There might be an option that some events will be sent not only out of order but also with a delay, e.g., due to a network issue. The great question is, “What does it mean that an event is delayed?”. In my opinion, it’s not a technical requirement but a business decision. Hear me out. Late event is a CONSUMER concept. Why do I think so?
You might have multiple consumers. They might consume those events for different purposes. What we have to do is to trade off latency for determinism.
For example, order status information during checkout might change every x milliseconds. In the case of a delayed event, it may be incorrect for some time, but eventually, it will be consistent as soon as the delayed event is received.
Yet, from the perspective of a system that consumes events and reports nightly, where we are processing events in batches long after the events, it won’t affect our processing or consistency.
How can we handle out-of-order events here?
Drop
We can drop those events in case of event-carried state transfer events in case we have a newer version that has already persisted. It won’t be an option for delta events.
Event Sourcing
We can store events and materialize the state based on the whole event history across the same stream.
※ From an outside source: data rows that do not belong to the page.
#ifdef MAB_HAS_CURVE
}
namespace {
constexpr size_t kRoundsSmem = (size_t)(MAB_LADDER_KMAX * 3 * MAB_F::L + (MAB_F::LADDER_STASH ? 2 * MAB_F::L : 0)) *
                               MAB_LADDER_THREADS * sizeof(uint32_t);
int rounds_grid(int* grid_out, int* sms_out = nullptr) {
  static int cached[64] = {0};
  static int cached_sms[64] = {0};
  int dev = 0;
  cudaError_t e = cudaGetDevice(&dev);
  if (e != cudaSuccess) return (int)e;
  if (dev < 0 || dev >= 64) return MAB_ERR_BADARG;
  if (cached[dev] == 0) {
    int sms = 0, per_sm = 0;
    if ((e = cudaFuncSetAttribute(k_rfc7748_rounds<MAB_F>, cudaFuncAttributeMaxDynamicSharedMemorySize, (int)kRoundsSmem)) != cudaSuccess) return (int)e;
    if ((e = cudaDeviceGetAttribute(&sms, cudaDevAttrMultiProcessorCount, dev)) != cudaSuccess) return (int)e;
    if ((e = cudaOccupancyMaxActiveBlocksPerMultiprocessor(&per_sm, k_rfc7748_rounds<MAB_F>, MAB_LADDER_THREADS, kRoundsSmem)) != cudaSuccess) return (int)e;
    if (per_sm < 1) return MAB_ERR_BADARG;
    if (const char* env = getenv("MAB_LADDER_CTAS")) {
      const int v = atoi(env);
      if (v >= 1 && v < per_sm) per_sm = v;
    }
    cached_sms[dev] = sms;
    cached[dev] = sms * per_sm;
  }
  *grid_out = cached[dev];
  if (sms_out) *sms_out = cached_sms[dev];
  return 0;
}
}

extern "C" {

int MAB_FN(rfc7748)(const char* bk, const char* bu, char* bv, size_t n, void* stream) {
  if (n == 0) return 0;
  int grid = 0, sms = 0;
  int rc = rounds_grid(&grid, &sms);
  if (rc != 0) return rc;
  const int per_sm = grid / sms;
  const size_t need = (n + MAB_LADDER_THREADS - 1) / MAB_LADDER_THREADS;
  MabQueues Q;
  const size_t groups = (n + 31) / 32;
  if (groups > 0xffffffffull) return MAB_ERR_BADARG;
  Q.sms = (unsigned)sms;
  static const bool single = [] { const char* e = getenv("MAB_LADDER_QUEUES"); return e && e[0] == '1'; }();
  unsigned wq;
  if ((size_t)grid > need || single || 4 * sms > MAB_QUEUE_MAX || MAB_LADDER_THREADS != 128 || groups < (size_t)8 * sms) {
    if ((size_t)grid > need) grid = (int)need;
    Q.nq = 1;
    wq = (unsigned)grid * (MAB_LADDER_THREADS / 32);
  } else {
    Q.nq = 4u * (unsigned)sms;
    wq = (unsigned)per_sm;
  }
  Q.base = (unsigned)(groups / Q.nq);
  Q.rem = (unsigned)(groups % Q.nq);
  static const int tail = [] { const char* e = getenv("MAB_LADDER_TAIL"); return e ? atoi(e) : 1; }();
  for (int k = 0; k < 2; k++) {
    const MabQueuePlan pl = mab_queue_plan(Q.base + (unsigned)k, wq, MAB_LADDER_KMAX, tail);
    if (k == 0) { Q.c4s = pl.c4; Q.c2s = pl.c2; } else { Q.c4l = pl.c4; Q.c2l = pl.c2; }
  }
  int slot = -1;
  if ((rc = mab_queue_counters((cudaStream_t)stream, Q.nq, &Q.counter, &slot)) != 0) return rc;
  unsigned al = min_align(min_align(ptr_align(bk), ptr_align(bu)), ptr_align(bv));
  k_rfc7748_rounds<MAB_F><<<grid, MAB_LADDER_THREADS, kRoundsSmem, (cudaStream_t)stream>>>(
      (const uint8_t*)bk, (const uint8_t*)bu, (uint8_t*)bv, n, al, Q);
  cudaError_t e = cudaGetLastError();
  int r2 = mab_queue_counters_launched(slot, (cudaStream_t)stream);
  return e != cudaSuccess ? (int)e : r2;
}
int MAB_FN(rfc7748_perkey)(const char* bk, const char* bu, char* bv, size_t n, void* stream) {
  if (n == 0) return 0;
  const int threads = MAB_LADDER_THREADS;
  size_t blocks = (n + threads - 1) / threads;
  if (blocks > 0x7fffffffu) return MAB_ERR_BADARG;
  unsigned al = min_align(min_align(ptr_align(bk), ptr_align(bu)), ptr_align(bv));
  k_rfc7748<MAB_F><<<(unsigned)blocks, threads, 0, (cudaStream_t)stream>>>(
      (const uint8_t*)bk, (const uint8_t*)bu, (uint8_t*)bv, n, al);
  return (int)cudaGetLastError();
}
int MAB_FN(rfc7748_validate)(const char* bk, const char* bu, char* bv, size_t n, void* stream) {
  if (n == 0) return 0;
  const int threads = MAB_LADDER_THREADS;
  size_t blocks = (n + threads - 1) / threads;
  if (blocks > 0x7fffffffu) return MAB_ERR_BADARG;
  unsigned al = min_align(min_align(ptr_align(bk), ptr_align(bu)), ptr_align(bv));
  k_rfc7748<MAB_F, true><<<(unsigned)blocks, threads, 0, (cudaStream_t)stream>>>(
      (const uint8_t*)bk, (const uint8_t*)bu, (uint8_t*)bv, n, al);
  return (int)cudaGetLastError();
}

This is definitely my go-to option for delta events. It should be yours as well. It gives you auditability, safety & ease of reprocessing.
Since we are going to rebuild the state after all new events and we are doing that based on all known facts, we can reconstruct the correct state even if the events arrived in the wrong order.
Reprocessing
We might want to build different views from the facts (events) we have gathered. In that situation, we have to retrigger processing for each aggregate. Since we are storing events in the append-only log and/or we have the latest entity snapshots coming from event-carried state events. We need a mechanism to reprocess all those events.
This feature is particularly useful for our legacy polling mechanism because we can update the document version. By changing the hash, we can enforce change detection during the reload process, which will trigger the reprocessing of all our aggregates.
Remember that this might be an expensive and time-consuming process in some cases.
Summary
This approach works well for me after running it for a few years on several projects.
This architecture is easy to extend & reason about. Served data is fit for purpose, with easy support for caching, which can improve the cost-effectiveness and performance of the solution. It’s fully auditable, and since all views are built based on facts, it gives me a feeling of confidence that my system is rock solid. Apart from that, it offers freedom of choice regarding the evolution of my architecture.
I wish that all of us could get a stream of events from our legacy systems to remove the most troublesome part of this architecture. Unfortunately, this is not possible in many situations. What we can do is to build systems that will always consider downstream systems integration with push-based mode instead of pull-based mode.